# United States & Canada Vacations Forums > General Discussion >  >  Napa

## phil62

We drove up from Carmel this afternoon. The temp went from 63F to 93F in the first hour. Just an amazing climate shift in a very short period. 

Here are some photo's of the trip and Villagio, our new digs.

----------


## Eve

Beautiful!  Thank you! Lots of interesting comparisons between the Arawak and the sculpture at the top.

----------


## GramChop

Wow...looks almost like IdF.  Almost.    :Big Grin:  

Seriously, the Villagio looks pretty amazing.  It's gonna be a fun few days for the Bettans!!

----------


## JEK

Beautiful! Hope you have time for a nice French lunch at Bouchon!

http://www.bouchonbistro.com/

----------


## phil62

We visited 2 boutique wineries today. The first is Sodaro in Napa.

 

Next we visited Chanticleer in Yountville. We purchased some wine at both, and had a very enjoyable time.

 

Now it's really nap time!!!

Phil

----------


## bto

You two enjoy your trip.  We stayed at the Villagio's sister property, the Vintage Inn.  Loved the location and the property very much...especially the afternoon Tea served in the lobby...You should check it out after a long morning of visiting wineries....we found it just enough to hold you over till dinner  :laugh:  Have fun!

----------


## phil62

We did just that this afternoon, after coming back from the wineries, and we really like this place. They put out a breakfast buffet that is over the top good, and they even upgraded our room when we arrived.

Phil

----------


## katva

How perfect!  Looks like you are having such a special trip!

----------


## Rosemary

Enjoy! Thank you for bringing us along.

----------


## soyabeans

looks like you are having a great time.....and just think in less than 30 days you can rest in SBH

----------


## phil62

Here is an idea of what your wine looked like before it made it into the bottle. This is the Cabernet Vineyard at St Helena Winery.

 

 

Phil

----------


## Eve

So pretty.  I love that place.

----------


## tim

Okay, here's the question.  Which is better, Californian or French wines?

----------


## phil62

Funny you should ask. A few years ago I would have said California, but I have become so enamored of the Bordeaux that we can buy so reasonably on St Barth that I would have to say my tastes have changed and I'm now a lover of French wines.

Phil

----------


## phil62

Today we drove up to Healdsburg and visited Ferrari Carano, one of our favorite destination wineries. It is one of the most scenic places you can visit in the area. Here is a sample. To see more,  click here.

----------


## phil62

Our next stop was Francis Ford Coppola's latest wine country extravaganza in Geyserville. It is a tasting room with several restaurants and bars, plus a gorgeous pool surrounded by lounges and chairs that can be rented by the day, and includes full use of the pool. It's a must see if you're in the area.

 

 

Of course, lot's of Coppola memorabilia on display.  

 



Here are some of the outdoor areas. Lot's of families enjoying the wonderful weather and equally wonderful surroundings.

 

 

Phil

----------


## amyb

The gardens and plantings and statuary at F C are  not to be believed...it is another world. The Alexander Valley is worth the car trip...very different vibes.

----------


## KevinS

I'm very fond of Ferrari Carano's whites, but I didn't know that the last time that I was in Napa.  Next time...

----------


## amyb

Looking forward to the wine arriving next week. It is going to go down very we'll poolside. 
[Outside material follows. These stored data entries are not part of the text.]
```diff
@@ -440,7 +453,7 @@
   };
   auto pixel_ray = [&](uint32_t x, uint32_t y, float& ox, float& oy, float& oz, float& dx, float& dy, float& dz) {
     if constexpr (is_cam_job(JOB)) {
-      const uint32_t f = A.pbatch ? fast_div(job >> 6, A.div_frame_tiles) : 0u;
+      const uint32_t f = A.pbatch ? fast_div(tile_of(job), A.div_frame_tiles) : 0u;
       camera_ray(s_cam + f * CAM_HDR, A.vtab + (size_t)f * (A.W + A.H), A.W, x, y, ox, oy, oz, dx, dy, dz);
     } else generate_ray(A.utab[x], A.vtab[y], ox, oy, oz, dx, dy, dz);
   };
@@ -525,6 +538,7 @@
       if (sc.ident_root && safe && no_neg_zero) {
         if (STATS) { fx.node++; fx.inst++; }
         flags &= ~F_WORLD;
+        if constexpr (TILE_SECTIONS) flags |= F_DIRECT;
         CTX(0) = __float_as_uint(dx); CTX(1) = __float_as_uint(dy); CTX(2) = __float_as_uint(dz);
         CTX(8) = root_desc & PAYLOAD_MASK;
         cur = root_blas_desc;
@@ -719,7 +733,8 @@
               uint32_t x, y;
               pixel_of(job, x, y);
               if (x < A.W && y < A.y1) {
-                world_ray(ox, oy, oz, dx, dy, dz, tm);
+                if constexpr (TILE_SECTIONS) { pixel_ray(x, y, ox, oy, oz, dx, dy, dz); tm = RT_LARGE_FLOAT; }
+                else world_ray(ox, oy, oz, dx, dy, dz, tm);
                 start_ray(ox, oy, oz, dx, dy, dz, tm, (flags & F_SHADOW) != 0u);
               }
             }
@@ -813,12 +828,24 @@
       } else if (!(flags & F_SHADOW)) {
         if (STATS && found) nhit++;
         if (job_base(JOB) == JOB_RENDER_SHADOW && found) {
-          uint32_t x, y;
-          pixel_of(job, x, y);
           float ox, oy, oz, dx, dy, dz, sox, soy, soz, sdx, sdy, sdz, sdist;
-          pixel_ray(x, y, ox, oy, oz, dx, dy, dz);
+          if (TILE_SECTIONS && (flags & F_DIRECT)) {
+            ox = arx; oy = ary; oz = arz;
+            dx = __uint_as_float(CTX(0)); dy = __uint_as_float(CTX(1)); dz = __uint_as_float(CTX(2));
+          } else {
+            uint32_t x, y;
+            pixel_of(job, x, y);
+            pixel_ray(x, y, ox, oy, oz, dx, dy, dz);
+          }
           float lpx = p.lpos[0], lpy = p.lpos[1], lpz = p.lpos[2];
-          if (A.pbatch) { const ShadeParams* q = A.pbatch + fast_div(job >> 6, A.div_frame_tiles); lpx = q->lpos[0]; lpy = q->lpos[1]; lpz = q->lpos[2]; }
+          if (A.pbatch) {
+            const ShadeParams* q = A.pbatch + fast_div(tile_of(job), A.div_frame_tiles);
+            if constexpr (TILE_SECTIONS) {
+              typedef __attribute__((address_space(4))) const float cfloat_t;
+              cfloat_t* lp = (cfloat_t*)(uintptr_t)q->lpos;
+              lpx = lp[0]; lpy = lp[1]; lpz = lp[2];
+            } else { lpx = q->lpos[0]; lpy = q->lpos[1]; lpz = q->lpos[2]; }
+          }
           shadow_ray(lpx, lpy, lpz, ox, oy, oz, dx, dy, dz, hitd, sox, soy, soz, sdx, sdy, sdz, sdist);
           CTX(5) = __float_as_uint(hitd);
           flags = F_SHADOW;
```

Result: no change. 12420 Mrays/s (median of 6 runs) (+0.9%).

There is a new UPS service. The wine goes East  by train in a cool refrigerated  car so spoilage does not occur. It leaves on a Monday and gets to NY in  a few days for a small sur charge per case.

----------


## nbs

Thanks for posting the photos and information.  I have a French friend who will be visiting us here, and we are going to Napa Valley and San Francisco for a week in August.  Even though I love French wines and have been to some vineyards in Bordeaux, France, I am interested in seeing our vineyards in California and to compare the two.

----------


## phil62

So Amy found this Mustang Convertible in our hotel's parking lot, and immediately wanted to switch with our Grey one. I had to explain that Thrifty would take a dim view of us showing up with the wrong car.

----------


## GramChop

It's the same color as your St Barth Terios, if I recall correctly!  Electric and neon all at the same time!!!!

----------


## phil62

That's what I tried to explain to Amy, but she was sure it was a dead on match for her blouse. BTW, I'm posting at 41000 feet somewhere over the mid-west.

Phil

----------


## MIke R

Coppola Claret is one of Wendi's favorite reds..looks like fun....someday...was there a few times but not with Wendi

----------


## NHDiane

I LOVE this color/car!!  I would have been all over it too..good eye, Amy!

----------


## GramChop

> That's what I tried to explain to Amy, but she was sure it was a dead on match for her blouse. BTW, I'm posting at 41000 feet somewhere over the mid-west.
> 
> Phil



Looks like you're headed home with just enough time to detox prior to your next St Barth jaunt.  It's good to be a Bettan!

----------


## Eve

And Missy is an honorary Bettan

----------


## GramChop

I have certainly thrown around the Bettan name on St Barth to get a great table or an air kiss from Randy and Maya, that's for sure!    :Wink:

----------


## nbs

Did you eat at any of Thomas Keller's restaurants?  And if so, which one did you like best?  I hear Ad Hoc is good.

----------


## phil62

We had a reservation at Ad Hoc but left after 30 minutes of being mostly ignored. Walked down the street to Bistro Jeanty and had a wonderful meal. This was our second bad experience with a Keller restaurant, so I don't think we will be trying any of the others.

Phil

----------


## sradek

Phil, Amy - Sounds like the birthday trip is going well.  Am enjoying your pics, and sounds like the tastings are going well so far.

----------


## amyb

Susanne, we are still mellow from the trip. We are home and looking foreward to the wine shipments now being shipped reaching us

----------


## phil62

We got home Saturday, and the trip was great. Our wine is beginning to arrive, so we will have constant reminders of the trip. I highly recommend the places we stayed and most of the restaurants we ate in.

Phil

----------


## sradek

Did you get to Palmaz? If so, how was the experience?

----------


## phil62

We only went to about 10 wineries, and that wasn't one of them. We have been to Napa many times, and concentrate now mainly on the boutique places. BTW, I have 4 boxes of wine already in my office, and the pile is growing as the shipments come in. We didn't go crazy but still managed to buy several cases.

Phil

----------


## Dorocke

How was Bottega??  Did you see whats-his-name, the owner/chef?

----------


## amyb

Michael Chiarelli or something like that?  No, we did not see him. Dinner at Bottega was our first night in wine country and a short walk from Villagio-everything was quite good. Love the California fresh ingredients.

----------


## NHDiane

ONLY 10 Phil??   :Embarrassment:   So much wine, so little time!!

----------


## phil62

We're mellowing.

Phil

----------


## sradek

Sounds like you both had a wonderful trip

----------